template <class KEY> inline void pack_gemm_f64(const DevConsts &hc, const GemmGroups<KEY> &gr, uint32_t tile, uint32_t rows, std::vector<char> &bytes) {
    const uint32_t mt = (gr.M + tile - 1) / tile;
    bytes.assign((size_t)gr.G * mt * rows * tile * sizeof(double), 0);
    double *tab = (double *)bytes.data();
    for (uint32_t g = 0; g < gr.G; g++) for (uint32_t m = 0; m < gr.M; m++) {
        const uint64_t *wr = gr.row(g, m);
        if (!wr) continue;
        double *dst = &tab[(((size_t)g * mt + m / tile) * rows) * tile + m % tile];
        for (uint32_t kk = 0; kk < gr.K; kk++) { const uint64_t w = gr.weight(g, wr, kk); dst[(size_t)kk * tile] = w >= hc.t_half ? -(double)(hc.t.q - w) : (double)w; }
    }
}
template <class KEY> inline void pack_gemm_int(const DevConsts &hc, const GemmGroups<KEY> &gr, uint32_t tile, std::vector<char> &bytes) {
    const uint32_t mt = (gr.M + tile - 1) / tile, K = gr.K;
    bytes.assign((size_t)hc.k * gr.G * mt * K * tile * sizeof(uint64_t), 0);
    uint64_t *tab = (uint64_t *)bytes.data();
    for (uint32_t j = 0; j < hc.k; j++) for (uint32_t g = 0; g < gr.G; g++) for (uint32_t m = 0; m < gr.M; m++) {
        const uint64_t *wr = gr.row(g, m);
        if (!wr) continue;
        uint64_t *dst = &tab[((((size_t)j * gr.G + g) * mt + m / tile) * K) * tile + m % tile];
        for (uint32_t kk = 0; kk < K; kk++) { const uint64_t w = gr.weight(g, wr, kk); dst[(size_t)kk * tile] = w ? lift_scalar(hc, w, j) : 0; }
    }
}
template <class KEY> inline void pack_gemm_mfma(const DevConsts &hc, const GemmGroups<KEY> &gr, uint32_t P, std::vector<char> &wbytes) {
    const uint32_t mtiles = (gr.M + 31) / 32, ksteps = (gr.K + 31) / 32;
    const uint64_t t = hc.t.q;
    wbytes.assign((size_t)gr.G * P * mtiles * ksteps * 1024, 0);
    for (uint32_t g = 0; g < gr.G; g++) for (uint32_t m = 0; m < gr.M; m++) {
        const uint64_t *wr = gr.row(g, m);
        if (!wr) continue;
        const uint32_t mt = m / 32, r = m % 32;
        for (uint32_t kk = 0; kk < gr.K; kk++) {
            const uint64_t w = gr.weight(g, wr, kk);
            if (!w) continue;
            const int64_t sw = w >= hc.t_half ? -(int64_t)(t - w) : (int64_t)w;
            const uint32_t rec = ((uint32_t)(sw + 0x808080) ^ 0x808080u);
            const uint32_t ks = kk / 32, half = (kk % 32) / 16, tt = kk % 16;
            for (uint32_t p = 0; p < P; p++)
                wbytes[((((size_t)g * P + p) * mtiles + mt) * ksteps + ks) * 1024 + (size_t)(half * 32 + r) * 16 + tt] = (char)(uint8_t)(rec >> (8 * p));
        }
    }
}
template <class KEY> inline uint64_t gemm_row_sum_max(const DevConsts &hc, const GemmGroups<KEY> &gr, uint64_t stop) {
    uint64_t sum_max = 0;
    for (uint32_t g = 0; g < gr.G; g++) for (uint32_t m = 0; m < gr.M; m++) {
        const uint64_t *wr = gr.row(g, m);
        if (!wr) continue;
        uint64_t sum = 0;
        for (uint32_t kk = 0; kk < gr.K; kk++) if (gr.tap(g, kk)) { sum += gemm_abs_weight(hc, wr[kk]); if (sum > stop) return stop + 1; }
        sum_max = std::max(sum_max, sum);
    }
    return sum_max;
}
template <class KEY> inline bool gemm_one_limb(const DevConsts &hc, const GemmArith &ar, const GemmGroups<KEY> &gr) {
    static const bool on = !(getenv("CN_GEMM_ONE_LIMB") && !atoi(getenv("CN_GEMM_ONE_LIMB")));
    if (!on || !ar.small || ar.bits > 49 || gr.K > ar.lazy) return false;
    const uint64_t room = (1ull << 53) / cn_mod_range(hc, 0, hc.k).qmax;
    return room && gemm_row_sum_max(hc, gr, room - 1) <= room - 1;
}
template <class KEY> inline void gemm_form_and_pack(const DevConsts &hc, const GemmArith &ar, const GemmGroups<KEY> &gr, GemmLayout &L, std::vector<char> &wbytes) {
    const uint32_t M = gr.M;
    L.K = gr.K; L.Kp = gr.Kp; L.G = gr.G; L.M = M; L.small = ar.small; L.two = ar.two; L.lazy = ar.lazy; L.mfma = gr.mfma;
    if (gr.mfma) {
        L.P = gemm_weight_planes(hc, gr.W, (size_t)gr.O * gr.K); L.mtiles = (M + 31) / 32; L.ksteps = (gr.K + 31) / 32;
        pack_gemm_mfma(hc, gr, L.P, wbytes);
    } else if (ar.small) {
        L.MT = M >= 16 ? 20 : (M >= 8 ? 10 : (M >= 3 ? 5 : 1));
        pack_gemm_f64(hc, gr, L.MT, gemm_f64_rows(gr.K), wbytes);
        L.one = gemm_one_limb(hc, ar, gr);
    } else {
        L.MT = M >= 8 ? 10 : (M >= 3 ? 5 : 1);
        pack_gemm_int(hc, gr, L.MT, wbytes);
    }
}
template <class KEY> inline void gemm_digit_form(const DevConsts &hc, const GemmSwitches &sw, const GemmGroups<KEY> &gr, GemmLayout &L, std::vector<char> &dbytes) {
    if (!L.small || hc.k < 2 || hc.dbc < 1 || hc.dbc > 30) return;
    uint64_t qmin = ~0ull; for (uint32_t j = 0; j < hc.k; j++) qmin = std::min(qmin, hc.q[j].q);
    const uint64_t dmax = (1ull << hc.dbc) - 1, lim = std::min<uint64_t>((qmin - 1) / 2, (1ull << 52) - 1) / dmax;
    const uint64_t sum_max = gemm_row_sum_max(hc, gr, lim);
    if (sum_max > lim) return;
    L.dig = true; L.sum_abs_w = sum_max; L.dig_mfma = L.mfma && sw.digit_mfma && hc.dbc <= 14 && !(hc.n & 255); L.dig_i32 = sw.digit_i32 && cn_digit_sum_fits_i32(sum_max, hc.dbc);
    if (L.dig_mfma) return;
    L.dMT = digit_gemm_tile(L.M); L.dKw = digit_gemm_rows(L.K);
    pack_gemm_f64(hc, gr, L.dMT, L.dKw, dbytes);
}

•••

EXERCISE BRIEF
Take every line from the records above that has the word "qmin" and copy it.

EXERCISE SOLUTION
    uint64_t qmin = ~0ull; for (uint32_t j = 0; j < hc.k; j++) qmin = std::min(qmin, hc.q[j].q);
    const uint64_t dmax = (1ull << hc.dbc) - 1, lim = std::min<uint64_t>((qmin - 1) / 2, (1ull << 52) - 1) / dmax;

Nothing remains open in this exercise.